◆ **DATA FOR THIS TASK**:
● ● ● ● ● ● ●

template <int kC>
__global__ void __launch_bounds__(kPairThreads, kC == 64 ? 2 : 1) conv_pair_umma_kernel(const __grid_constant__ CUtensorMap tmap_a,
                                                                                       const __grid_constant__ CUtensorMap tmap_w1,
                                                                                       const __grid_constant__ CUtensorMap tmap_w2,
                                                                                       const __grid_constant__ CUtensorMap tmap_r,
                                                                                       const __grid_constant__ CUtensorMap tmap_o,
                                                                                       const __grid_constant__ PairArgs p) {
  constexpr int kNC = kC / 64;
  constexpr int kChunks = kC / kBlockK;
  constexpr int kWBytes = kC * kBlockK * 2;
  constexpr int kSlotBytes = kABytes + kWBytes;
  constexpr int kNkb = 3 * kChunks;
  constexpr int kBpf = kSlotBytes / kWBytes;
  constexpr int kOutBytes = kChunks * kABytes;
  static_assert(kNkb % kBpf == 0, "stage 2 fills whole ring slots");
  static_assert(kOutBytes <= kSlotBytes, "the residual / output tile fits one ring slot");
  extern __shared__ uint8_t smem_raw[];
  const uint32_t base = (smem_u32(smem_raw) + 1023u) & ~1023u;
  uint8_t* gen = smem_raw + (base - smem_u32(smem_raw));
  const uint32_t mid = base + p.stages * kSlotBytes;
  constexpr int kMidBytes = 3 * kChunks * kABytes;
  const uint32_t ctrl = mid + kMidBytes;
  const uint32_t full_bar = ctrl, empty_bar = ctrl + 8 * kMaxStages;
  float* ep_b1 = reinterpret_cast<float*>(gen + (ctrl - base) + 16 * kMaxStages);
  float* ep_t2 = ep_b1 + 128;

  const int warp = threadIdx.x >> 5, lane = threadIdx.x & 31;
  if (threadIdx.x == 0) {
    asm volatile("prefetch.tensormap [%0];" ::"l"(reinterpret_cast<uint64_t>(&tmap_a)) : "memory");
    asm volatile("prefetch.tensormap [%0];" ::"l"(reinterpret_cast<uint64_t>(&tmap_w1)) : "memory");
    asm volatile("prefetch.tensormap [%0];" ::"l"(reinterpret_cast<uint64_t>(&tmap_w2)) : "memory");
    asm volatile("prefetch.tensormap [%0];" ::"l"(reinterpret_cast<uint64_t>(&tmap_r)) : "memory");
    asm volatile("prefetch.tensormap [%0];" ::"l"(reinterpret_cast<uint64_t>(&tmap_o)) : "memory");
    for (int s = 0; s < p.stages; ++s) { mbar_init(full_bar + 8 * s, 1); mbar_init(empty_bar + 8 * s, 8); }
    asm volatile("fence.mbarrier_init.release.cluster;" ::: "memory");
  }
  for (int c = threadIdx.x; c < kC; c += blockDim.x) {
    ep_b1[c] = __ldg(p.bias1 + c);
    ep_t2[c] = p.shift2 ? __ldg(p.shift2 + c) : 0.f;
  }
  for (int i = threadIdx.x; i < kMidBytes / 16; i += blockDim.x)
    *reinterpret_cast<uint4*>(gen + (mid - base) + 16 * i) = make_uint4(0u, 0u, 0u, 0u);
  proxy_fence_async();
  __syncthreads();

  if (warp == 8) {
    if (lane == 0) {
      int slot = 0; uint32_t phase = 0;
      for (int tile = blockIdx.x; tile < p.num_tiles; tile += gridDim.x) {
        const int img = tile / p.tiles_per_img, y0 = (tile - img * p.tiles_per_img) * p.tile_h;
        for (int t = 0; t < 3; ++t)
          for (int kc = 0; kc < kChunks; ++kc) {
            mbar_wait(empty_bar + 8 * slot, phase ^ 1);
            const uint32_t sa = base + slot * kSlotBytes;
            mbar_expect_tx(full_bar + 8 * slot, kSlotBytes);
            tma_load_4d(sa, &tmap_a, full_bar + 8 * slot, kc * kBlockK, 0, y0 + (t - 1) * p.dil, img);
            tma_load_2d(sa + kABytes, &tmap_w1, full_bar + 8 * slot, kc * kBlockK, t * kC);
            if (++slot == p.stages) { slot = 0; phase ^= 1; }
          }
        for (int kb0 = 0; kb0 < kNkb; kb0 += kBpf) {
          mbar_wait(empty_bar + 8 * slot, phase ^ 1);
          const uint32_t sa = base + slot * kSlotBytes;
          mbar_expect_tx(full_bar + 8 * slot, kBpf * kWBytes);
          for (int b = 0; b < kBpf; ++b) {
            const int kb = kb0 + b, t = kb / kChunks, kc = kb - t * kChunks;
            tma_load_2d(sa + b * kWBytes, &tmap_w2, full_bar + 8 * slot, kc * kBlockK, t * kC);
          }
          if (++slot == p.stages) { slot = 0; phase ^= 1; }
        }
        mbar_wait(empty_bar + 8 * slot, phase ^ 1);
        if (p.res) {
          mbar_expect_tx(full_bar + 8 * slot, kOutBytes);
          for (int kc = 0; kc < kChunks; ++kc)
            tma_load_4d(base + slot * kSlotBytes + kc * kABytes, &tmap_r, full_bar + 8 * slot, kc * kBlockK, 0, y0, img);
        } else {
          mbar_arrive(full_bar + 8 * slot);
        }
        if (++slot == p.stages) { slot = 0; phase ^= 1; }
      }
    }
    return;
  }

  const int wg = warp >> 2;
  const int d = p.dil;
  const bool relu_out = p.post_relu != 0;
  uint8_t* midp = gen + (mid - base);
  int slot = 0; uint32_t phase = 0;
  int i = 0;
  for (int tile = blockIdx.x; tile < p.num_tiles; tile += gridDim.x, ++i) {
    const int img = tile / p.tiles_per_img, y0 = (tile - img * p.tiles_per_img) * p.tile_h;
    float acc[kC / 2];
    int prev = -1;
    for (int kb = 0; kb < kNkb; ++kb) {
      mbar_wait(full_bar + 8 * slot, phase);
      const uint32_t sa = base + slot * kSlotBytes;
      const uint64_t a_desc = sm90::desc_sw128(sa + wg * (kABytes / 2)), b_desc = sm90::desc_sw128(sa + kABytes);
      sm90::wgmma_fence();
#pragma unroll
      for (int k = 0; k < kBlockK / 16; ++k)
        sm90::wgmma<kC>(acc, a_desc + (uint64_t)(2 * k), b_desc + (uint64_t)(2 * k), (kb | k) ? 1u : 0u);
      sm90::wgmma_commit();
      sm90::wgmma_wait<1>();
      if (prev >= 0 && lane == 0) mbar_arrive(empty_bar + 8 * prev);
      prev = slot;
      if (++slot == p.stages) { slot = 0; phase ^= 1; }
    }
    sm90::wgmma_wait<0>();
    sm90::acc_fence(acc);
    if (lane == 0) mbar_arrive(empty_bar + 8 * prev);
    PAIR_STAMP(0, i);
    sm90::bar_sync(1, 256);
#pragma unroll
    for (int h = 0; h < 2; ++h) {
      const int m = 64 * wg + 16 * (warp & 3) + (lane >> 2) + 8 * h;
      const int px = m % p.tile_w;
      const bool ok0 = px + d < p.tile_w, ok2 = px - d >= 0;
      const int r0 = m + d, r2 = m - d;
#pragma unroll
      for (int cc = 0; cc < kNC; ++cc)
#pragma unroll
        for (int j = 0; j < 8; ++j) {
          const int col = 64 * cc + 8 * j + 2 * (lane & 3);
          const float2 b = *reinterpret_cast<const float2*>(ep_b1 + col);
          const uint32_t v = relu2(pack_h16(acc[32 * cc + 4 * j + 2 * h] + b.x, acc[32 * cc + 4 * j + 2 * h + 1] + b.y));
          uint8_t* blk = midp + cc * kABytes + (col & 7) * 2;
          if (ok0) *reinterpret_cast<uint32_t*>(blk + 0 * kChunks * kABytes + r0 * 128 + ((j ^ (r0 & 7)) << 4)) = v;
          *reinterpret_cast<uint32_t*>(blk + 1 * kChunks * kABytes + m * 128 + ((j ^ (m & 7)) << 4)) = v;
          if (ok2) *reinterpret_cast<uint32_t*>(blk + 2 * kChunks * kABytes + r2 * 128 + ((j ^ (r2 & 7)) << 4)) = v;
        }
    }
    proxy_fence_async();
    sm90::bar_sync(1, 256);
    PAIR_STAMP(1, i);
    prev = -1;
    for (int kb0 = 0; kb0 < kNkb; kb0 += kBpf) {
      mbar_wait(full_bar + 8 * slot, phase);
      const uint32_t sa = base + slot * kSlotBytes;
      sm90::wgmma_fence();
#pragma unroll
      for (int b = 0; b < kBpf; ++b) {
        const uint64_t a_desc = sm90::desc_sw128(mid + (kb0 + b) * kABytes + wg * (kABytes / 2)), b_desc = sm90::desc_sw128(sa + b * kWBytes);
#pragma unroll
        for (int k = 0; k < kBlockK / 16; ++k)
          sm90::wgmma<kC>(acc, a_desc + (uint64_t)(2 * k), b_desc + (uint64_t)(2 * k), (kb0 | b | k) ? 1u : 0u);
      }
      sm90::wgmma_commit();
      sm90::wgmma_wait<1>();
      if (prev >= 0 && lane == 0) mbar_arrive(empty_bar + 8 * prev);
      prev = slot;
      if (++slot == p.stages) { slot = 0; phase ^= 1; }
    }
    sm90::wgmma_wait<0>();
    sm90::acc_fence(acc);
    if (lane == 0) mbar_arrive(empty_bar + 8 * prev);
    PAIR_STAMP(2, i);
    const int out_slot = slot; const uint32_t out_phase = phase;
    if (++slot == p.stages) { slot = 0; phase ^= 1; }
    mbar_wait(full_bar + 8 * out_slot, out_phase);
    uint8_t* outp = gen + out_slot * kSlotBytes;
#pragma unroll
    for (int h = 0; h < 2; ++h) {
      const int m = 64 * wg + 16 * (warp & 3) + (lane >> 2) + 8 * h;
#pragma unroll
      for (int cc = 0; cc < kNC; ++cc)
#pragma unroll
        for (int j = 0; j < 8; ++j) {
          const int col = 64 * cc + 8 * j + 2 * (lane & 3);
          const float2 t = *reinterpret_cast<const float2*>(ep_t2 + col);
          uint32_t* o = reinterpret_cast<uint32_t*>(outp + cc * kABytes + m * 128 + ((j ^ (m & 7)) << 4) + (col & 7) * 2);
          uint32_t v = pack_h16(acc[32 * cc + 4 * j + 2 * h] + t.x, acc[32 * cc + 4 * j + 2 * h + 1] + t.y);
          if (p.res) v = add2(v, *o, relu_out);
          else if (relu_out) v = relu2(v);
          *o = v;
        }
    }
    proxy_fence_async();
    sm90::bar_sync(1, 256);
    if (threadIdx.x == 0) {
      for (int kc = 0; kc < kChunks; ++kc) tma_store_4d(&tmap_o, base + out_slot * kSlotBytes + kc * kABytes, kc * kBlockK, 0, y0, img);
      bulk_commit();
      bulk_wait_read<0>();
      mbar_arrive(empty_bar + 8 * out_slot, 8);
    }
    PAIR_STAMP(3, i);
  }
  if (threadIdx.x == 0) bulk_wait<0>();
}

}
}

● ● ● ● ● ● ●

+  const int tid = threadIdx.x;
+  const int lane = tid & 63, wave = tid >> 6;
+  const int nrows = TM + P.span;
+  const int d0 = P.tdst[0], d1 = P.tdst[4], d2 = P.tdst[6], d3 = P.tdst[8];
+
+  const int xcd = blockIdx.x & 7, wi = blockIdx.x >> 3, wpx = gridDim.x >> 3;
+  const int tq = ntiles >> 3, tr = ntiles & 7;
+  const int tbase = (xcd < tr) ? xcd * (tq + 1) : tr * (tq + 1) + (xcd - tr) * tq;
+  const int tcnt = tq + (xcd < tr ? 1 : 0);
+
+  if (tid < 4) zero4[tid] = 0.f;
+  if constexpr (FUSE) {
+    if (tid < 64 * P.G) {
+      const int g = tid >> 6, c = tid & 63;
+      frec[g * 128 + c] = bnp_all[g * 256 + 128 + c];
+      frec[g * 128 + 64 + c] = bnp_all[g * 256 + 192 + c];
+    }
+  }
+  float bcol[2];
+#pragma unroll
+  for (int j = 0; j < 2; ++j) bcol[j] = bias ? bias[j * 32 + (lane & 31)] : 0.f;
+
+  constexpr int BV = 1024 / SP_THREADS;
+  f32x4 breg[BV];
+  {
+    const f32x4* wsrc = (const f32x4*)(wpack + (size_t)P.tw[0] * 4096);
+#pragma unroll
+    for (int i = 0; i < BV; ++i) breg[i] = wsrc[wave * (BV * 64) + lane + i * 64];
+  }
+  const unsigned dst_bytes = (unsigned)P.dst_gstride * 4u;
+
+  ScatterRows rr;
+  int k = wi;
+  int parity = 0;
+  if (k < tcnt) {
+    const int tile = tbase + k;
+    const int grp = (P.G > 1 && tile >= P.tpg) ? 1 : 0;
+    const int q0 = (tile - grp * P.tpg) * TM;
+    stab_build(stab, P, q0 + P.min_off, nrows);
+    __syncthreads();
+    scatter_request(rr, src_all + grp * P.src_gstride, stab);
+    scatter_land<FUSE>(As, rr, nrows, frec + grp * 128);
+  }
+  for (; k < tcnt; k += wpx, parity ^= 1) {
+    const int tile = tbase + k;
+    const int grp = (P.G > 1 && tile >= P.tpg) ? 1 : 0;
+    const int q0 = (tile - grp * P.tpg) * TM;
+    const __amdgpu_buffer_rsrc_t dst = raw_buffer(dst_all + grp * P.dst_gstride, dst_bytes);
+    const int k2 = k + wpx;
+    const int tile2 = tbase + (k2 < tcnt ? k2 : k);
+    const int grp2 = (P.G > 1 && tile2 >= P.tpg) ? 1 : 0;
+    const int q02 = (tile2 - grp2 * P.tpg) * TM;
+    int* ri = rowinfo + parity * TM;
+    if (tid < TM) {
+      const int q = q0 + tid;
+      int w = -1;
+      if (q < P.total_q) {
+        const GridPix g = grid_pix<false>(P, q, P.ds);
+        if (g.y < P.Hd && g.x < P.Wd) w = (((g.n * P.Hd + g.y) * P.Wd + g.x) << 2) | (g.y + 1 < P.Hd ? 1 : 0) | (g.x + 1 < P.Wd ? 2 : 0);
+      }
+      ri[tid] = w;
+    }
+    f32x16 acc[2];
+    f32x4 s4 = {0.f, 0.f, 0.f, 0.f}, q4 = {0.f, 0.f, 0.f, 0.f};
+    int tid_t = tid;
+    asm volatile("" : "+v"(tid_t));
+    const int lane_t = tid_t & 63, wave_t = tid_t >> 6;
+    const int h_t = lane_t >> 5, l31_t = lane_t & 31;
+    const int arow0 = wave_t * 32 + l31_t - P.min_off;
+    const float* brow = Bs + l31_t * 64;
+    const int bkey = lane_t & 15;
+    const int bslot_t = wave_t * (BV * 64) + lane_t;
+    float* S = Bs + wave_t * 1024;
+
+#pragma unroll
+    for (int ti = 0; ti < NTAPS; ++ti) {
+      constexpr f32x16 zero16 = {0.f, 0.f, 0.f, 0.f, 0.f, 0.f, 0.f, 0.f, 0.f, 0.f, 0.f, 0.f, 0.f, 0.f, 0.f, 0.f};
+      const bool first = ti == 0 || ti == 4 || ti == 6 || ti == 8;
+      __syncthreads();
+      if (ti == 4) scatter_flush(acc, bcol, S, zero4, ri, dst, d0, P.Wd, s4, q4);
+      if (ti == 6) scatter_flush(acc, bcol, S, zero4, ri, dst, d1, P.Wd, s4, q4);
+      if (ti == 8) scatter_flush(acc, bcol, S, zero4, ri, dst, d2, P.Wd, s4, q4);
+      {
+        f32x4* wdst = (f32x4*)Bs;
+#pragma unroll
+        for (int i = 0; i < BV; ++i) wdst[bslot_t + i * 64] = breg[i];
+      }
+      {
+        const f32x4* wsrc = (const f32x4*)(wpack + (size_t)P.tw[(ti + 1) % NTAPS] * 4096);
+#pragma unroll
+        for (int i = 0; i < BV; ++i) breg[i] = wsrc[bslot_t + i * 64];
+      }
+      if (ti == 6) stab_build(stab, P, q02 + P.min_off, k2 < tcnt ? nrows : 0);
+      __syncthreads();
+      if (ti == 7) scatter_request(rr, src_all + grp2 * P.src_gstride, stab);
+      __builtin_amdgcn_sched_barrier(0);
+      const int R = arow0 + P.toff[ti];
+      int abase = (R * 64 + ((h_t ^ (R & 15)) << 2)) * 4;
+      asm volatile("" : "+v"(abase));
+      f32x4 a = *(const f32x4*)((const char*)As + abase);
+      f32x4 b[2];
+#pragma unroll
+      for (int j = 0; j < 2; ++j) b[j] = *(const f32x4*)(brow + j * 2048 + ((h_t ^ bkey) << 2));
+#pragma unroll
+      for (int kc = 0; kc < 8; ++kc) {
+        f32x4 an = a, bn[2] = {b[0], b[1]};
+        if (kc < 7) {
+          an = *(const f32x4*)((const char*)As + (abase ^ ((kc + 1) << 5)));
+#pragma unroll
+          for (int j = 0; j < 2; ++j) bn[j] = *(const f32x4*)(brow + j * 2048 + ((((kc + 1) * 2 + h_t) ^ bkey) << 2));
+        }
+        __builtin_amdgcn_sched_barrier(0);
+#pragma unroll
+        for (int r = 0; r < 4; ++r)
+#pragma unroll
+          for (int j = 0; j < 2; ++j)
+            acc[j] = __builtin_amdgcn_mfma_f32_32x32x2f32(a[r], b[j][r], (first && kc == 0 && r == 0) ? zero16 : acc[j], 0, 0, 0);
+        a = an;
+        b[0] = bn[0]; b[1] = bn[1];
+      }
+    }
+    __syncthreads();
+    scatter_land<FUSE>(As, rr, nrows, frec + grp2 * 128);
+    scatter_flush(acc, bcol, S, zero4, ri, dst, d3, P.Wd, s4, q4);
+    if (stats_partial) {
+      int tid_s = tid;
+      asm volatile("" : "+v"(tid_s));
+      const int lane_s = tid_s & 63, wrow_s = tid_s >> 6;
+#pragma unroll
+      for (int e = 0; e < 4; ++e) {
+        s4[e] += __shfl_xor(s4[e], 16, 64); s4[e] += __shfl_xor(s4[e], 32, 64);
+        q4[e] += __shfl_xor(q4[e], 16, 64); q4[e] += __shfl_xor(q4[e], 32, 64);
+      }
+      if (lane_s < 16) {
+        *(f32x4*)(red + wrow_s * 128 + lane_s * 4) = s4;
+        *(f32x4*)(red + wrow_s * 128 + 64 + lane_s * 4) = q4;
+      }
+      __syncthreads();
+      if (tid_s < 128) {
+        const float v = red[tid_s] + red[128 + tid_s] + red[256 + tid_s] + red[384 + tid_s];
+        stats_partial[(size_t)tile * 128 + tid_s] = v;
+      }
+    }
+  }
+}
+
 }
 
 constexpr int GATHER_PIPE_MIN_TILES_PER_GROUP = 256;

● ● ● ● ● ● ●

◆ **PROBLEM**: Find every line in the listing that holds the string "wdst", then say how many there are as a bare number.

◆ **ANSWER TO THIS EXERCISE**: 2